What to produce:
Using the data below, copy every line that contains the word "import".

Study material:
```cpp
typedef struct mk_config {
  int embed_dim, depth, heads;
  int down_factor;
  int block_dims[4];
  int desc_dim;
  int use_softmax;
  int depth_sigmoid;
  float max_depth;
  int kp_pos_enc, dsc_pos_enc;
  int norm_dsc;
  float temperature;
  int use_dustbin;
  int it_matches, it_ransac;
  int num_sampled, num_corr, num_refine;
  float th_inlier, th_soft_inlier;
} mk_config;
// ... 111 lines not shown
#define MK_RB_GRAD_W2 4
#define MK_RB_GRAD_WSC 8
#define MK_RB_GRAD_BN1_W 16
#define MK_RB_GRAD_BN1_B 32
#define MK_RB_GRAD_BN2_W 64
#define MK_RB_GRAD_BN2_B 128
typedef struct mk_resblock_params {
  const float* w1; const float* w2; const float* wsc;
  const float* bn1_w; const float* bn1_b; float* bn1_mean; float* bn1_var;
  const float* bn2_w; const float* bn2_b; float* bn2_mean; float* bn2_var;
  float eps1, eps2, momentum1, momentum2;
} mk_resblock_params;
typedef struct mk_resblock_grads {
  float* dx; float* w1; float* w2; float* wsc; float* bn1_w; float* bn1_b; float* bn2_w; float* bn2_b;
} mk_resblock_grads;
long long mk_resblock_ws_bytes(int B, int h, int w, int cin, int cout);
long long mk_resblock_saved_bytes(int B, int h, int w, int cin, int cout);
long long mk_resblock_backward_ws_bytes(int B, int h, int w, int cin, int cout);
int mk_resblock_forward(const float* x_dev, const long long* x_strides_host, int B, int h, int w, int cin, int cout,
                        const mk_resblock_params* params_host, int flags, float* out_dev, void* saved_dev,
                        long long saved_bytes, void* ws_dev, long long ws_bytes, void* stream);
int mk_resblock_backward(const void* saved_dev, const float* grad_out_dev, const long long* g_strides_host,
                         const float* out_dev, int B, int h, int w, int cin, int cout, const mk_resblock_params* params_host,
                         int flags, int want, const mk_resblock_grads* grads_host, void* ws_dev, long long ws_bytes,
                         void* stream);

#define MK_HO_SCORE_SOFTMAX 0
#define MK_HO_SCORE_SIGMOID 1
#define MK_HO_OFFSET 2
#define MK_HO_DEPTH 3
#define MK_HO_DEPTH_SIGMOID 4
#define MK_HO_DESC_L2 5
long long mk_head_out_backward_ws_bytes(int kind, int B, int h, int w, int C);
int mk_head_out_forward(int kind, const float* x_dev, const long long* x_strides_host, int B, int C, int h, int w,
                        const float* weight_dev, const float* eps_dev, float temperature, float max_depth, float* out_dev,
                        float* norm_dev, void* stream);
int mk_head_out_backward(int kind, const float* x_dev, const long long* x_strides_host, int B, int C, int h, int w,
                         const float* weight_dev, float temperature, float max_depth, const float* out_dev,
                         const float* norm_dev, const float* grad_out_dev, float* grad_x_dev, float* grad_w_dev, void* ws_dev,
                         long long ws_bytes, void* stream);

int mk_set_seed(mk_handle* h, unsigned long long seed, void* stream);

long long mk_launch_count(mk_handle* h);
int mk_pdl_enabled(void);
int mk_profile_enable(mk_handle* h, int enable);
int mk_profile_read(mk_handle* h, char* buf, int buf_bytes);

typedef struct mk_gemm_args {
  int epi;
  int impl;
  const void* a; long long a_rows, a_cols, a_ld;
  const void* b; long long b_rows, b_cols, b_ld;
  int M, N, k_chunks, chunks_per_tap, num_taps;
  int tap_shift[9];
  int groups, a_row_group_off, a_col_group_off, a_col_base, b_row_group_off;
  int act;
  const float* bias; int bias_group_off;
  const float* gamma; const float* beta; int ln_group_off;
  float* out_f; long long out_f_ld, out_f_group_off;
  void* out_h; long long out_h_ld, out_h_group_off;
  const void* res_h; long long res_h_ld, res_h_group_off;
  const float* aux; int aux_group_mask;
  int pad_h2, pad_w2, tok_per_img;
  float eps;
  int n_valid; float inv_temp;
  const float* dustbin;
  float* part_row; float* part_col; int part_ld;
  const float* lse_r; const float* lse_c;
  const float* scr0; const float* scr1;
  float* scores; float* kp_scores; float* final_scores;
  float lse_bound;
  long long out_pitch;
} mk_gemm_args;

int mk_op_gemm(const mk_gemm_args* args, void* stream);
int mk_op_patch_gather(const float* img, void* patches_h, int n_img, int H, int W, int kpad, float* x_f,
                       const float* cls_pos, int D, void* stream);
int mk_op_ingest_u8(const unsigned char* img_u8, void* patches_h, int n_img, int H, int W, int kpad, float* x_f,
                    const float* cls_pos, int D, void* stream);
int mk_op_layernorm(const float* x, const float* w, const float* b, void* out_h, int rows, int D, float eps, int mode,
                    int gh, int gw, void* stream);
int mk_op_attention(const void* qkv_h, void* out_h, int n_img, int T, int D, int heads, int impl, void* stream);
int mk_op_linattn(const float* qkv_f, float* kv_part_f, float* kv_f, void* msg_h, int n_img, int G, int h2, int w2, float eps,
                  void* stream);
int mk_op_matcher_reduce(const float* part_row, const float* part_col, const float* dustbin, int B, int N, int part_ld,
                         float* lse_r, float* lse_c, void* stream);
int mk_op_sample(const float* final_scores, int B, int N, long long pitch, int IM, int n_sample, unsigned long long seed, void* ws,
                 long long ws_bytes, int* idx_out, int* status, void* stream);
long long mk_op_sample_workspace_bytes(int B, int IM);
int mk_op_kabsch(const double* H, double* R, int n, void* stream);

int mk_resblock_layout(int B, int h, int w, int cin, int cout, long long* saved_off, long long* bwd_off);
long long mk_op_conv_tf32_ws_bytes(int mode, int B, int h, int w, int cin, int cout, int taps);
int mk_op_conv_tf32(int mode, const float* a, const float* b, float* out, int B, int h, int w, int cin, int cout, int taps,
                    void* ws, long long ws_bytes, void* stream);

#ifdef __cplusplus
}
#endif
#endif
```

mickey_b200/_lib.py:

```python
from __future__ import annotations

import ctypes as C
import math
import os

import torch

_HERE = os.path.dirname(os.path.abspath(__file__))
LIB_PATH = os.path.join(_HERE, "_C", "libmickey_b200.so")
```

Completed exercise:
from __future__ import annotations
import ctypes as C
import math
import os
import torch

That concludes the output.